These claims of necessity contain a certain degree of truth, but a greater mistruth. The basic truth starts with the fact that fossil fuels permeate nearly every aspect of global capitalism and have a central function powering the relentless pursuit of growth and profits. Thus, the race to expand the tar sands and other forms of extreme fossil energy is indeed necessary to perpetuate the current order of things and, at least in the near-term, the success in this has been reflected in the diminished talk of peak oil. (Here, along with the tar sands, the explosive rise of fracking for oil and gas is especially notable). Of course, extreme energy projects can mean great earnings for financiers from Wall Street to Bay Street, and energy corporations from Calgary to Texas to Europe – though we must be clear that these industries also relate to jobs for ordinary people in countless ways, from the tar sands themselves to automobile assembly lines to a food system that runs on oil. However, the greater mistruth in the claim of necessity for the tar sands lies in the assumption that a growth-dependent, fossil fuel-addicted economic system can and must continue. The reality is that this course is far from inevitable, and that it guarantees disastrous outcomes.
The Line in the Tar Sands: The Growing Resistance
The stakes are rising as the tar sands industry pushes ever harder to expand production, pipelines, and export markets. Fortunately, a growing push-back is mounting against the mighty nexus of corporate and political power on a multitude of fronts. This opposition is grounded in the struggles of Indigenous communities in the Athabasca River Basin, and along existing and planned pipeline corridors. Here, residents have borne the brunt of the ecological devastation and adverse health impacts as their sovereignty has been undermined by both governments and corporations. Indigenous resistance has taken many forms, with community-based efforts to protect their land, water, and autonomy providing the foundation for broader initiatives like the Unist’ot’en Camp,[10] the Yinka Dene Alliance, Moccasins on the Ground gatherings, the Healing Walk, and the Idle No More movement.[11]
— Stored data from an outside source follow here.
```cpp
__device__ __forceinline__ float strip_store_threshold(const uint32_t* slots, int cur, int lane, float fixed_s, float* s_out) {
    const uint32_t* prev = slots + ((cur + 2) % 3) * TG_GROUP_WORDS;
    const uint32_t* prev2 = slots + ((cur + 1) % 3) * TG_GROUP_WORDS;
    uint32_t a = __builtin_nontemporal_load(prev + lane * TG_SLOT_STRIDE);
    uint32_t b = __builtin_nontemporal_load(prev2 + lane * TG_SLOT_STRIDE);
    const float s_prev = __uint_as_float(__builtin_nontemporal_load(prev + TG_HDR_S));
    const int misses = (int)__builtin_nontemporal_load(prev + TG_HDR_MISSES);
    float s = !(s_prev > 0.f) ? TG_S_START : misses > 0 ? fmaxf(s_prev * TG_S_DOWN, TG_S_MIN) : fminf(s_prev + TG_S_UP, TG_S_MAX);
    if (fixed_s > 0.f) s = fixed_s;
    *s_out = s;
    if (a == 0u) a = 0xFFFFFFFFu;
    if (b == 0u) b = 0xFFFFFFFFu;
    uint32_t o = a < b ? a : b;
    o = min(o, lane_xor_u32<1>(o, lane));
    o = min(o, lane_xor_u32<2>(o, lane));
    o = min(o, lane_xor_u32<4>(o, lane));
    o = min(o, lane_xor_u32<8>(o, lane));
    o = min(o, lane_xor_u32<16>(o, lane));
    o = min(o, lane_xor_u32<32>(o, lane));
    o = (uint32_t)__builtin_amdgcn_readfirstlane((int)o);
    if (o == 0xFFFFFFFFu) return -INFINITY;
    const float t = ord_f32(o);
    return t > 0.f ? s * t : -INFINITY;
}

struct StripFix {
    const bf16_t* x;
    const int32_t* arows;
    const bf16_t* We;
    const float* bias;
    int D;
    float tg;
    uint32_t* tmin_group;
    int32_t* miss_rows;
};

__device__ __forceinline__ void strip_fix_note(const StripFix& f, uint32_t thi, int b, int lane) {
    if (f.tmin_group && (b & 3) == 0 && lane == 0) atomicMin(f.tmin_group + ((b >> 2) & (TG_SLOTS - 1)) * TG_SLOT_STRIDE, thi);
}

typedef const __attribute__((address_space(1))) bf16x8* gptr_bf16x8;
typedef __attribute__((address_space(3))) char* lds_bytes;

template <bool XS>
__device__ __noinline__ void strip_fix_fill(const bf16_t* xrow, const bf16_t* We, const float* bias, int D, int32_t* miss_rows,
                                            int32_t* group_misses, const int* masks, int nwords, lds_bytes xs, float* prow, int lane) {
    if (lane == 0) {
        atomicAdd(miss_rows, 1);
        atomicAdd(group_misses, 1);
    }
    const int r = lane & 31, h = lane >> 5;
    gptr_bf16x8 ap = (gptr_bf16x8)(uintptr_t)(xrow + 8 * h);
    if constexpr (XS) {
        for (int c = lane; c < (D >> 3); c += 64) *(__attribute__((address_space(3))) bf16x8*)(xs + 16 * c) = *(gptr_bf16x8)(uintptr_t)(xrow + 8 * c);
        __builtin_amdgcn_wave_barrier();
    }
    constexpr int NB = XS ? 8 : 4;
    for (int w = 0; w < nwords; ++w) {
        const uint32_t m = (uint32_t)__builtin_amdgcn_readfirstlane(masks[w]);
        uint32_t pairs = (m | (m >> 1)) & 0x55555555u;
        while (pairs) {
            const int p = __builtin_ctz(pairs);
            pairs &= pairs - 1;
            const int blk = (32 * w + p) >> 1;
            const bool n0 = (m >> p) & 1u, n1 = (m >> (p + 1)) & 1u;
            gptr_bf16x8 bp = (gptr_bf16x8)(uintptr_t)(We + (int64_t)(blk * 32 + r) * D + 8 * h);
            f32x16 acc;
#pragma unroll
            for (int i = 0; i < 16; ++i) acc[i] = 0.f;
            for (int s0 = 0; s0 < (D >> 4); s0 += NB) {
                bf16x8 bv[NB], av[XS ? 1 : NB];
#pragma unroll
                for (int j = 0; j < NB; ++j) {
                    bv[j] = bp[2 * (s0 + j)];
                    if constexpr (!XS) av[j] = ap[2 * (s0 + j)];
                }
#pragma unroll
                for (int j = 0; j < NB; ++j) {
                    if constexpr (XS) av[0] = *(const __attribute__((address_space(3))) bf16x8*)(xs + 32 * (s0 + j) + 16 * h);
                    acc = __builtin_amdgcn_mfma_f32_32x32x16_bf16(av[XS ? 0 : j], bv[j], acc, 0, 0, 0);
                }
            }
            const float v = acc[0] + bias[blk * 32 + r];
            if (h == 0 && (r < 16 ? n0 : n1)) prow[blk * 32 + r] = v;
        }
    }
    __threadfence();
}

template <int SPL, int CAP>
__device__ __forceinline__ int strips_collect(const float* row, const float (&sm)[SPL], int ns, uint32_t th, int lane,
                                              uint64_t* list, int* slist) {
    int nstr = 0;
#pragma unroll
    for (int i = 0; i < SPL; ++i) {
        const bool pass = lane + 64 * i < ns && f32_ord(sm[i]) >= th;
        const unsigned long long mask = __ballot(pass);
        const int pos = nstr + __popcll(mask & ((1ull << lane) - 1ull));
        if (pass && pos < TS_MAX_STRIPS) slist[pos] = lane + 64 * i;
        nstr += __popcll(mask);
    }
    if (nstr > TS_MAX_STRIPS) return -1;
    __builtin_amdgcn_wave_barrier();
    int total = 0;
    for (int base = 0; base < nstr; base += 16) {
        const int si = base + (lane >> 2);
        const bool in = si < nstr;
        const int s = in ? slist[si] : 0;
        const int e = s * 16 + (lane & 3) * 4;
        float4 v = make_float4(0.f, 0.f, 0.f, 0.f);
        if (in) v = nt_load4((const float4*)(row + e));
        const float vv[4] = {v.x, v.y, v.z, v.w};
#pragma unroll
        for (int c = 0; c < 4; ++c) {
            const uint32_t o = f32_ord(vv[c]);
            const bool pass = in && o >= th;
            const unsigned long long mask = __ballot(pass);
            if (mask) {
                const int pos = total + __popcll(mask & ((1ull << lane) - 1ull));
                if (pass && pos < CAP) list[pos] = ((uint64_t)o << 32) | (uint32_t)(~(uint32_t)(e + c));
                total += __popcll(mask);
            }
        }
    }
    __builtin_amdgcn_wave_barrier();
    return total;
}

template <int SPL, int CAP>
__device__ __forceinline__ void strips_refill(const StripFix& fix, int b, const float (&sm)[SPL], int ns, uint32_t lo, int lane,
                                              uint64_t* list, int* slist, float* row) {
    if (!(fix.tg > -INFINITY)) return;
#pragma unroll
    for (int i = 0; i < SPL; ++i) {
        const bool want = lane + 64 * i < ns && sm[i] < fix.tg && f32_ord(sm[i]) >= lo;
        const unsigned long long m = __ballot(want);
        if (lane == 0) {
            slist[2 * i] = (int)(uint32_t)m;
            slist[2 * i + 1] = (int)(uint32_t)(m >> 32);
        }
    }
    __builtin_amdgcn_wave_barrier();
    const bf16_t* xrow = fix.x + (int64_t)(fix.arows ? fix.arows[b] : b) * fix.D;
    if (fix.D <= 4 * CAP)
        strip_fix_fill<true>(xrow, fix.We, fix.bias, fix.D, fix.miss_rows, (int32_t*)fix.tmin_group + TG_HDR_MISSES, slist, 2 * SPL, (lds_bytes)(char*)list, row, lane);
    else
        strip_fix_fill<false>(xrow, fix.We, fix.bias, fix.D, fix.miss_rows, (int32_t*)fix.tmin_group + TG_HDR_MISSES, slist, 2 * SPL, nullptr, row, lane);
    __builtin_amdgcn_wave_barrier();
}

template <int SPL, int CAP>
__device__ __noinline__ void topk_strips_row_rare(const float* row, const float* srow, int H, int K, int lane, uint64_t* list,
                                                  int* slist, float* vrow, int32_t* irow, int32_t* fallback_rows, float* vs,
                                                  int32_t* is, StripFix fix, int b, uint32_t thi, int full) {
    const int ns = H >> 4;
    float sm[SPL];
#pragma unroll
    for (int i = 0; i < SPL; ++i) sm[i] = lane + 64 * i < ns ? srow[lane + 64 * i] : -INFINITY;
    if (!full) {
        int total = strips_collect<SPL, CAP>(row, sm, ns, f32_ord(fix.tg), lane, list, slist);
        if (total >= 0 && total < K) {
            strips_refill<SPL, CAP>(fix, b, sm, ns, thi, lane, list, slist, (float*)row);
            total = strips_collect<SPL, CAP>(row, sm, ns, thi, lane, list, slist);
        }
        if (total >= K && total <= CAP) {
            topk_emit_any<CAP>(list, total, K, lane, vrow, irow, vs, is);
            return;
        }
    }
    strips_refill<SPL, CAP>(fix, b, sm, ns, 0u, lane, list, slist, (float*)row);
    topk_row_generic<CAP>(row, H, K, list, lane, vrow, irow, fallback_rows, vs, is);
}

template <int SPL, int NTOP, int CAP>
__device__ __forceinline__ void topk_strips_row(const float* row, const float* __restrict__ srow, int H,
                                                int K, int lane, uint64_t* list, int* slist, float* vrow,
                                                int32_t* irow, int32_t* fallback_rows, float* vs = nullptr,
                                                int32_t* is = nullptr, bool pred = false, const StripFix& fix = StripFix(), int b = 0) {
    const int ns = H >> 4;
    float sm[SPL];
    float m = -INFINITY, m2 = -INFINITY;
#pragma unroll
    for (int i = 0; i < SPL; ++i) {
        const int s = lane + 64 * i;
        sm[i] = s < ns ? __builtin_nontemporal_load(srow + s) : -INFINITY;
        m2 = fmaxf(m2, fminf(m, sm[i]));
        m = fmaxf(m, sm[i]);
    }
    uint32_t thi;
    if constexpr (NTOP == 1) {
        uint32_t mk[1] = {f32_ord(m)};
        wave_sort_desc<1, uint32_t>(mk, lane);
        thi = (uint32_t)__builtin_amdgcn_readlane((int)mk[0], K - 1);
    } else {
        uint32_t mk[2] = {f32_ord(m), f32_ord(m2)};
        wave_sort_desc<2, uint32_t>(mk, lane);
        const uint32_t lo = (uint32_t)__builtin_amdgcn_readlane((int)mk[0], (K - 1) >> 1);
        const uint32_t hi = (uint32_t)__builtin_amdgcn_readlane((int)mk[1], (K - 1) >> 1);
        thi = ((K - 1) & 1) ? hi : lo;
    }
    if (pred) {
        strip_fix_note(fix, thi, b, lane);
        if (!(ord_f32(thi) >= fix.tg)) {
            topk_strips_row_rare<SPL, CAP>(row, srow, H, K, lane, list, slist, vrow, irow, fallback_rows, vs, is, fix, b, thi, 0);
            return;
        }
    }
    const int total = strips_collect<SPL, CAP>(row, sm, ns, thi, lane, list, slist);
    if (total < 0 || total > CAP || total < K) {
        if (pred) topk_strips_row_rare<SPL, CAP>(row, srow, H, K, lane, list, slist, vrow, irow, fallback_rows, vs, is, fix, b, thi, 1);
        else topk_row_generic<CAP>(row, H, K, list, lane, vrow, irow, fallback_rows, vs, is);
        return;
    }
    topk_emit_any<CAP>(list, total, K, lane, vrow, irow, vs, is);
}
```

As proposals for new and extended pipelines have radiated outwards across the continent, opposition to the tar sands industry has also grown among various non-Indigenous communities and organizations. Movement strategists have often seen pipelines as a strategic vulnerability for the tar sands industry – for two major reasons. First, as suggested earlier, the industry is extremely fearful of how bottlenecks can constrain expansion, and hence both increased pipeline capacity and access to a wider set of refineries are deemed to be essential to continuing growth and investments. At present, much of the tar sands processing capacity is concentrated in the U.S. Midwest, and a glut in bitumen in the region has contributed to falling prices.[12] Tapping into further refinery capacity would increase profits, by avoiding such regional gluts, and by sparing the industry from the costs of building new upgrading facilities in northern Alberta, where these are particularly expensive due to the limits of existing infrastructure in this region. While such bottlenecks remain in place, campaigns against new and expanded pipelines have been able to slow investment in the industry, as investors have become wary of delays with additional pipelines (though it seems that some unfortunately are opting to invest in U.S. shale oil instead.) Rail shipments are growing, but these are more expensive, and cannot substitute for pipelines in terms of the scale of the expansion sought by investors.[13]
The second reason that pipelines are such a strategic vulnerability for the industry is that they provoke resistance by projecting serious eco-health risks onto ever more regions. These threats have been put on stark display in a number of recent spills, including those in the Kalamazoo River in 2010, and in Mayflower, Arkansas, in 2013. The risks of toxic pollution on land and in water bodies have repeatedly served to galvanize frontline mobilizations against pipelines and refineries, and these have grown into a major part of the struggles against the tar sands.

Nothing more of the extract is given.